----- Records for the task

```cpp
template <class C>
struct UnitApi {
    typedef typename C::Fr Fr;
    typedef typename C::Fq Fq;
    typedef typename C::Fq2 Fq2;
    typedef typename C::G1A G1A;
    typedef typename C::G2A G2A;
    typedef typename C::G1X G1X;
    typedef typename C::G2X G2X;
    static constexpr int L = Fq::N / 2;
    static int witness_map_api(g16_ctx* ctx, const g16_circuit* ckh, const uint64_t* z, uint64_t n_assign, int on_device, uint64_t* h_out) {
        const DeviceCircuit<C>* ck = static_cast<const DeviceCircuit<C>*>(ckh->dc);
        if (n_assign != ck->num_variables) return G16_ERR_BAD_LENGTH;
        DrainOnError drain(ctx);
        ctx->reset_arena();
        const Fr* d_z = nullptr;
        G16_TRY(Prover<C>::stage_assignment(ctx, z, n_assign, on_device, &d_z));
        Fr* d_h = nullptr;
        G16_TRY(ctx->arena.alloc_n(ck->dom->n, &d_h));
        G16_TRY((witness_map_device<C>(ck, d_z, d_h, ctx->arena, ctx->stream)));
        G16_HIP_TRY(hipMemcpyAsync(h_out, d_h, ck->dom->n * sizeof(Fr), hipMemcpyDeviceToHost, ctx->stream));
        G16_HIP_TRY(hipStreamSynchronize(ctx->stream));
        drain.dismiss();
        return G16_OK;
    }

    static int dwm_stage_api(g16_ctx* ctx, const g16_circuit* ckh, const void* dwp, int stage, const uint64_t* z, uint64_t n_assign, int on_device,
                             uint64_t* const work[3], uint64_t* const recv[3], uint64_t* h_local, bool async) {
        const DeviceCircuit<C>* ck = static_cast<const DeviceCircuit<C>*>(ckh->dc);
        const DistWm<C>* dw = static_cast<const DistWm<C>*>(dwp);
        DrainOnError drain(ctx);
        const Fr* d_z = nullptr;
        if (stage == 0) {
            if (!z || n_assign != ck->num_variables) return G16_ERR_BAD_LENGTH;
            if (async) {
                if (!on_device) return G16_ERR_BAD_ARG;
                d_z = reinterpret_cast<const Fr*>(z);
            } else {
                ctx->reset_arena();
                G16_TRY(Prover<C>::stage_assignment(ctx, z, n_assign, on_device, &d_z));
            }
        }
        Fr* w[3] = {reinterpret_cast<Fr*>(work[0]), reinterpret_cast<Fr*>(work[1]), reinterpret_cast<Fr*>(work[2])};
        Fr* rv[3] = {reinterpret_cast<Fr*>(recv[0]), reinterpret_cast<Fr*>(recv[1]), reinterpret_cast<Fr*>(recv[2])};
        G16_TRY((dwm_stage<C>(ck, dw, stage, d_z, w, rv, reinterpret_cast<Fr*>(h_local), async ? ctx->stream_wm : ctx->stream)));
        if (!async) G16_HIP_TRY(hipStreamSynchronize(ctx->stream));
        drain.dismiss();
        return G16_OK;
    }

    template <class F>
    static int msm_api(g16_ctx* ctx, const uint64_t* bases, const uint64_t* scalars, uint64_t n, uint64_t* out_affine, int shard_n = 1,
                       int shard_r = 0) {
        typedef Affine<F> A;
        typedef XYZZ<F> X;
        hipStream_t st = ctx->stream;
        DrainOnError drain(ctx);
        ctx->reset_arena();
        A* d_b = nullptr;
        Fr* d_s = nullptr;
        G16_TRY(ctx->arena.alloc_n(n ? n : 1, &d_b));
        G16_TRY(ctx->arena.alloc_n(n ? n : 1, &d_s));
        if (n) {
            G16_HIP_TRY(hipMemcpyAsync(d_b, bases, n * sizeof(A), hipMemcpyHostToDevice, st));
            G16_HIP_TRY(hipMemcpyAsync(d_s, scalars, n * sizeof(Fr), hipMemcpyHostToDevice, st));
        }
        int merged_c = 0;
        const char* e = getenv("G16_MSM_API_PRECOMP");
        uint32_t modw[Fr::N];
        for (int i = 0; i < Fr::N; ++i) modw[i] = Fr::Params::mod(i);
        if (((e && atoi(e) != 0) || shard_n > 1) && n) merged_c = merged_window_bits(n, Fr::Params::BITS, modw, Fr::N);
        if (shard_n > 1 && n && !merged_c) return G16_ERR_BAD_ARG;
        if (shard_n > 1 && !n) { memset(out_affine, 0, sizeof(A)); drain.dismiss(); return G16_OK; }
        if (merged_c) {
            const int W = msm_plan_windows(merged_c, Fr::Params::BITS, modw, Fr::N);
            A* d_t = nullptr;
            G16_TRY(ctx->arena.alloc_n((size_t)n * W, &d_t));
            G16_TRY((build_window_tables<F>(d_b, n, merged_c, W, d_t, st)));
            d_b = d_t;
        } else {
            G16_TRY((convert_bases<F>(d_b, n, st)));
        }
        ScalarSort ss;
        G16_TRY((sort_scalars<C>(d_s, n, merged_c, ctx->arena, st, &ss, shard_n, shard_r)));
        MsmBuffers<F> buf;
        G16_TRY((msm_bucket_pass<F>(d_b, 0, n, ss, ctx->arena, st, &buf, &ctx->t_bucket[0])));
        G16_TRY((msm_reduce<F>(buf, ss, st)));
        std::vector<X> hws(ss.plan.outputs());
        G16_HIP_TRY(hipMemcpyAsync(hws.data(), buf.window_sums, sizeof(X) * ss.plan.outputs(), hipMemcpyDeviceToHost, st));
        G16_HIP_TRY(hipStreamSynchronize(st));
        drain.dismiss();
        const A res = fold_windows<F>(hws.data(), ss.plan).to_affine();
        memcpy(out_affine, &res, sizeof(A));
        ctx->tm.bucket_pass_ms = ctx->t_bucket[0].ms();
        ctx->tm.bucket_ms[0] = ctx->tm.bucket_pass_ms;
        ctx->tm.window_bits = ss.plan.c;
        ctx->tm.windows = ss.plan.W;
        return G16_OK;
    }

    static int ntt_api(g16_ctx* ctx, uint64_t* data, int log_n, int inverse, int coset) {
        if (log_n < 0 || log_n > 30) return G16_ERR_DEGREE_TOO_LARGE;
        hipStream_t st = ctx->stream;
        Domain<C>* dom = nullptr;
        G16_TRY((domain_create<C>(log_n, st, &dom)));
        const size_t n = dom->n;
        ctx->reset_arena();
        Fr *d_a = nullptr, *d_o = nullptr;
        int rc = G16_OK;
        auto body = [&]() -> int {
            G16_TRY(ctx->arena.alloc_n(n, &d_a));
            G16_TRY(ctx->arena.alloc_n(n, &d_o));
            G16_HIP_TRY(hipMemcpyAsync(d_a, data, n * sizeof(Fr), hipMemcpyHostToDevice, st));
            if (!inverse) {
                if (coset) {
                    G16_TRY((domain_ensure_gpow<C>(dom, st)));
                    G16_TRY((scale_by_table<C>(d_a, dom->g_pow, n, st)));
                }
                G16_TRY((ntt_dif<C>(dom, d_a, false, st)));
                G16_TRY((bitrev_scale<C>(dom, d_o, d_a, nullptr, nullptr, st)));
            } else {
                G16_TRY((ntt_dif<C>(dom, d_a, true, st)));
                if (coset) G16_TRY((bitrev_scale<C>(dom, d_o, d_a, dom->s2, nullptr, st)));
                else G16_TRY((bitrev_scale<C>(dom, d_o, d_a, nullptr, &dom->n_inv, st)));
            }
            G16_HIP_TRY(hipMemcpyAsync(data, d_o, n * sizeof(Fr), hipMemcpyDeviceToHost, st));
            G16_HIP_TRY(hipStreamSynchronize(st));
            return G16_OK;
        };
        rc = body();
        domain_destroy<C>(dom);
        return rc;
    }

    template <class F>
    static int field_op(int op, const uint64_t* a, const uint64_t* b, uint64_t* out) {
        F x = load_pod<F>(a), y = b ? load_pod<F>(b) : F::zero(), r;
        switch (op) {
            case 0: r = x + y; break;
            case 1: r = x - y; break;
            case 2: r = x * y; break;
            case 3: r = x.inverse(); break;
            case 4: x.to_canonical(r.v); break;
            case 5: r = F::from_canonical(x.v); break;
            default: return G16_ERR_BAD_ARG;
        }
        memcpy(out, &r, sizeof(F));
        return G16_OK;
    }
    template <class F>
    static int group_op(int op, const uint64_t* p_, const uint64_t* q_, uint64_t* out) {
        typedef Affine<F> A;
        typedef XYZZ<F> X;
        const A p = load_pod<A>(p_);
        X acc = X::from_affine(p);
        if (op == 0) {
            acc.add_affine(load_pod<A>(q_));
        } else if (op == 1) {
            uint32_t k[8];
            memcpy(k, q_, 32);
            acc = acc.mul_bits(k, 256);
        } else if (op == 2) {
            X q = X::from_affine(load_pod<A>(q_));
            X p2 = acc.dbl(), q2 = q.dbl();
            p2.add(q2);
            X np = acc.neg();
            p2.add(np);
            X nq = q.neg();
            p2.add(nq);
            acc = p2;
        } else {
            return G16_ERR_BAD_ARG;
        }
        const A r = acc.to_affine();
// ... 78 lines not shown
```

----------

### Exercise prompt
Where does the string "else" appear in the records? Copy every line that holds it.

### Result
            } else {
        } else {
            } else {
                else G16_TRY((bitrev_scale<C>(dom, d_o, d_a, nullptr, &dom->n_inv, st)));
        } else if (op == 1) {
        } else if (op == 2) {
        } else {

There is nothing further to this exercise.